diff --git a/invcompcamtrack_amd/csrc/ictr_resident.hip b/invcompcamtrack_amd/csrc/ictr_resident.hip
--- a/invcompcamtrack_amd/csrc/ictr_resident.hip
+++ b/invcompcamtrack_amd/csrc/ictr_resident.hip
@@ -20,11 +20,12 @@
 #endif
 constexpr int kResD = ICTR_RES_D;
 
+constexpr int kResMaxLevels = 16;
 struct ResArgs {
-  LevelCam lc;
-  int level;
+  LevelCam lc[kResMaxLevels];
+  int nblk[kResMaxLevels];
+  int lv_hi, lv_lo;
   int parts, slots;
-  int nblk;
   int dbg_mute;
   int prof_slot;
   ResXchg x;
@@ -248,19 +249,23 @@
     __shared__ float sH[32];
     for (int b = slot, round = 0; b < e.B; b += a.slots, ++round) {
       const ProbState &gst = e.st[b];
-      int active = ((0 < e.maxiter) & (1.0f > e.ratio)) ? 1 : 0;
+      const int active0 = ((0 < e.maxiter) & (1.0f > e.ratio)) ? 1 : 0;
       {
         const unsigned *src = reinterpret_cast<const unsigned *>(&gst);
         unsigned *dst = reinterpret_cast<unsigned *>(&sSt);
         for (int i = tid; i < (int)(sizeof(ProbState) / 4); i += kResThreads) dst[i] = src[i];
       }
+      unsigned xs = 0;
+      for (int level = a.lv_hi; level >= a.lv_lo; --level) {
+      int active = active0;
+      const int nblk = a.nblk[level];
       {
         const int j = tid & 31, sl = tid >> 5;
         double sacc = 0.0;
-        const float *ph = e.partH + (size_t)b * a.nblk * kPartHStride + j;
+        const float *ph = level_bufs(e, level).partH + (size_t)b * nblk * kPartHStride + j;
         if (j < kHUnique) {
 #pragma unroll 8
-          for (int k = sl; k < a.nblk; k += kResThreads / 32) sacc += (double)ph[(size_t)k * kPartHStride];
+          for (int k = sl; k < nblk; k += kResThreads / 32) sacc += (double)ph[(size_t)k * kPartHStride];
         }
         sRedH[sl][j] = sacc;
       }
@@ -272,7 +277,6 @@
         sH[tid] = (float)sacc;
       }
       __syncthreads();
-      unsigned xs = 0;
       if (wave == 0) {
         float hl = lane < kHUnique ? sH[lane] : 0.0f;
         if (a.x.world > 1) {
@@ -337,7 +341,7 @@
           float G[12];
           ws_load_state(S, sSt, lane, G);
           ws_load_factor(S, sSt, lane);
-          ws_iterate(S, (float)bsum, sopt, a.level, b, lane, G);
+          ws_iterate(S, (float)bsum, sopt, level, b, lane, G);
           ws_store_state(S, sSt, lane, G);
           float gv = 0.0f;
 #pragma unroll
@@ -358,8 +362,9 @@
         __syncthreads();
         active = __builtin_amdgcn_readfirstlane(__builtin_bit_cast(int, sG[12]));
       }
+      if (wave == 0 && a.x.world > 1 && lane == 0) a.x.xseq[b] = xs;
+      }
       if (wave == 0) {
-        if (a.x.world > 1 && lane == 0) a.x.xseq[b] = xs;
         const unsigned *src = reinterpret_cast<const unsigned *>(&sSt);
         unsigned *dst = reinterpret_cast<unsigned *>(e.st + b);
         for (int i = lane; i < (int)(sizeof(ProbState) / 4); i += 64) dst[i] = src[i];
@@ -373,10 +378,6 @@
     return;
   }
 
-  const LevelCam lc = a.lc;
-  const int sw = lc.sw;
-  const unsigned off_cd = (unsigned)((lane >> 3) * sw + (lane & 7)) * 4u;
-  const unsigned off_ab = off_cd + (unsigned)sw * 4u;
   float4 *const recs = sRecW[wave];
   float *const tw = sT[wave] + lane;
   const int my_patch = tr_patch_of_lane<NP>(lane);
@@ -385,23 +386,34 @@
     res_setprio((slot + round) & 3);
     const ProbState &gst = e.st[b];
     const int npts = gst.npts;
-    int active = ((0 < e.maxiter) & (1.0f > e.ratio)) ? 1 : 0;
-    if (!active) continue;
+    if (!((0 < e.maxiter) & (1.0f > e.ratio))) continue;
     const int i0 = part * kResQ + wave * kResPPW;
     const int cnt = min(kResPPW, max(0, npts - i0));
+    const bool pv = lane < cnt;
+    float X = 0.0f, Y = 0.0f, Z = 1.0f;
+    if (pv) {
+      const float *p3 = e.pt3d + (size_t)b * 3 * M;
+      X = p3[i0 + lane], Y = p3[i0 + lane + M], Z = p3[i0 + lane + 2 * M];
+    }
+    for (int level = a.lv_hi; level >= a.lv_lo; --level) {
+    const LevelCam lc = a.lc[level];
+    const int sw = lc.sw;
+    const unsigned off_cd = (unsigned)((lane >> 3) * sw + (lane & 7)) * 4u;
+    const unsigned off_ab = off_cd + (unsigned)sw * 4u;
+    const LevelBufs lb = level_bufs(e, level);
+    int active = 1;
     const float *cur_plane;
     {
-      const unsigned long long pc64 = reinterpret_cast<unsigned long long>(e.planes[b * e.nlev + a.level].cur);
+      const unsigned long long pc64 = reinterpret_cast<unsigned long long>(e.planes[b * e.nlev + level].cur);
       const unsigned lo = __builtin_amdgcn_readfirstlane((unsigned)pc64), hi = __builtin_amdgcn_readfirstlane((unsigned)(pc64 >> 32));
       cur_plane = reinterpret_cast<const float *>(((unsigned long long)hi << 32) | lo);
     }
     const __amdgpu_buffer_rsrc_t rcur =
         __builtin_amdgcn_make_buffer_rsrc(const_cast<float *>(cur_plane), 0, 0x7fffffff, 0x00020000);
     f32x2_t Gxy[kResPPW];
-    const float *gT = e.T + ((size_t)b * M + i0) * 64 + lane;
-    const float *gGx = e.Gx + ((size_t)b * M + i0) * 64 + lane;
-    const float *gGy = e.Gy + ((size_t)b * M + i0) * 64 + lane;
-    const bool pv = lane < cnt;
+    const float *gT = lb.T + ((size_t)b * M + i0) * 64 + lane;
+    const float *gGx = lb.Gx + ((size_t)b * M + i0) * 64 + lane;
+    const float *gGy = lb.Gy + ((size_t)b * M + i0) * 64 + lane;
     float c6[6] = {0.0f, 0.0f, 0.0f, 0.0f, 0.0f, 0.0f};
     const int nbytes = __builtin_amdgcn_readfirstlane(cnt * 256);
     auto bounded = [&](const float *q) {
@@ -426,16 +438,11 @@
       for (int u = 0; u < 8; ++u) tw[(j0 + u) * 64] = t8[u];
     }
     if (my_patch < cnt && tr_primary_lane<NP>(lane)) {
-      const float *cl = e.coef + ((size_t)b * M + i0 + my_patch) * kCoefStride + (my_kind ? 6 : 0);
+      const float *cl = lb.coef + ((size_t)b * M + i0 + my_patch) * kCoefStride + (my_kind ? 6 : 0);
 #pragma unroll
       for (int k = 0; k < 6; ++k) c6[k] = cl[k];
     }
-    float X = 0.0f, Y = 0.0f, Z = 1.0f;
-    if (pv) {
-      const float *p3 = e.pt3d + (size_t)b * 3 * M;
-      X = p3[i0 + lane], Y = p3[i0 + lane + M], Z = p3[i0 + lane + 2 * M];
-    }
-    if (tid < 12) sG[tid] = gst.G[tid];
+    if (level == a.lv_hi && tid < 12) sG[tid] = gst.G[tid];
     __syncthreads();
 
     while (active) {
@@ -501,7 +508,9 @@
       RES_MARK(2)
       RES_STAMP(tr_row, tr_it, 1)
       {
-        const float val = F * lane_gather(vis_f, my_patch);
+        int lane_p = lane;
+        asm volatile("" : "+v"(lane_p));
+        const float val = F * lane_gather(vis_f, tr_patch_of_lane<NP>(lane_p));
         float o = 0.0f;
 #pragma unroll
         for (int k = 0; k < 6; ++k) {
@@ -539,6 +548,7 @@
     }
     RES_MARK(5)
     __syncthreads();
+    }
   }
 #ifdef ICTR_RES_PROF
   if (slot == a.prof_slot && part == 0 && tid == 0)
@@ -574,9 +584,11 @@
   static const int n[2] = {res_occupancy<16>(), res_occupancy<32>()};
   return n[np == 32 ? 1 : 0];
 }
-hipError_t launch_level_resident(const EngineDev &e, const LevelCam &lc, int level, const ResidentGeom &g, int nblk,
-                                 const Exchange &x, const ResXchg *xchg, hipStream_t s) {
+hipError_t launch_level_resident(const EngineDev &e, const LevelCam *cams, const int *nblk, int lv_hi, int lv_lo,
+                                 const ResidentGeom &g, const Exchange &x, const ResXchg *xchg, hipStream_t s) {
+  if (lv_lo < 0 || lv_hi < lv_lo || lv_hi >= kResMaxLevels) return hipErrorInvalidValue;
   ResArgs a;
+  memset(&a, 0, sizeof(a));
   if (xchg)
     a.x = *xchg;
   else
@@ -585,9 +597,12 @@
     const char *ps = getenv("ICTR_RES_PROF_SLOT");
     a.prof_slot = ps ? atoi(ps) : 0;
   }
-  a.nblk = nblk;
-  a.lc = lc;
-  a.level = level;
+  for (int l = lv_lo; l <= lv_hi; ++l) {
+    a.lc[l] = cams[l];
+    a.nblk[l] = nblk[l];
+  }
+  a.lv_hi = lv_hi;
+  a.lv_lo = lv_lo;
   a.parts = g.parts;
   a.slots = g.slots;
   a.dbg_mute = x.mute;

* **Work to complete**: Print again the lines of the entries above that fall between the line holding "e.coef + ((size_t)b" and the line holding "a.lv_hi && tid < 12) sG[tid] = gst.G[tid];", inclusive, exactly as they stand.

* **Your response**:
-      const float *cl = e.coef + ((size_t)b * M + i0 + my_patch) * kCoefStride + (my_kind ? 6 : 0);
+      const float *cl = lb.coef + ((size_t)b * M + i0 + my_patch) * kCoefStride + (my_kind ? 6 : 0);
 #pragma unroll
       for (int k = 0; k < 6; ++k) c6[k] = cl[k];
     }
-    float X = 0.0f, Y = 0.0f, Z = 1.0f;
-    if (pv) {
-      const float *p3 = e.pt3d + (size_t)b * 3 * M;
-      X = p3[i0 + lane], Y = p3[i0 + lane + M], Z = p3[i0 + lane + 2 * M];
-    }
-    if (tid < 12) sG[tid] = gst.G[tid];
+    if (level == a.lv_hi && tid < 12) sG[tid] = gst.G[tid];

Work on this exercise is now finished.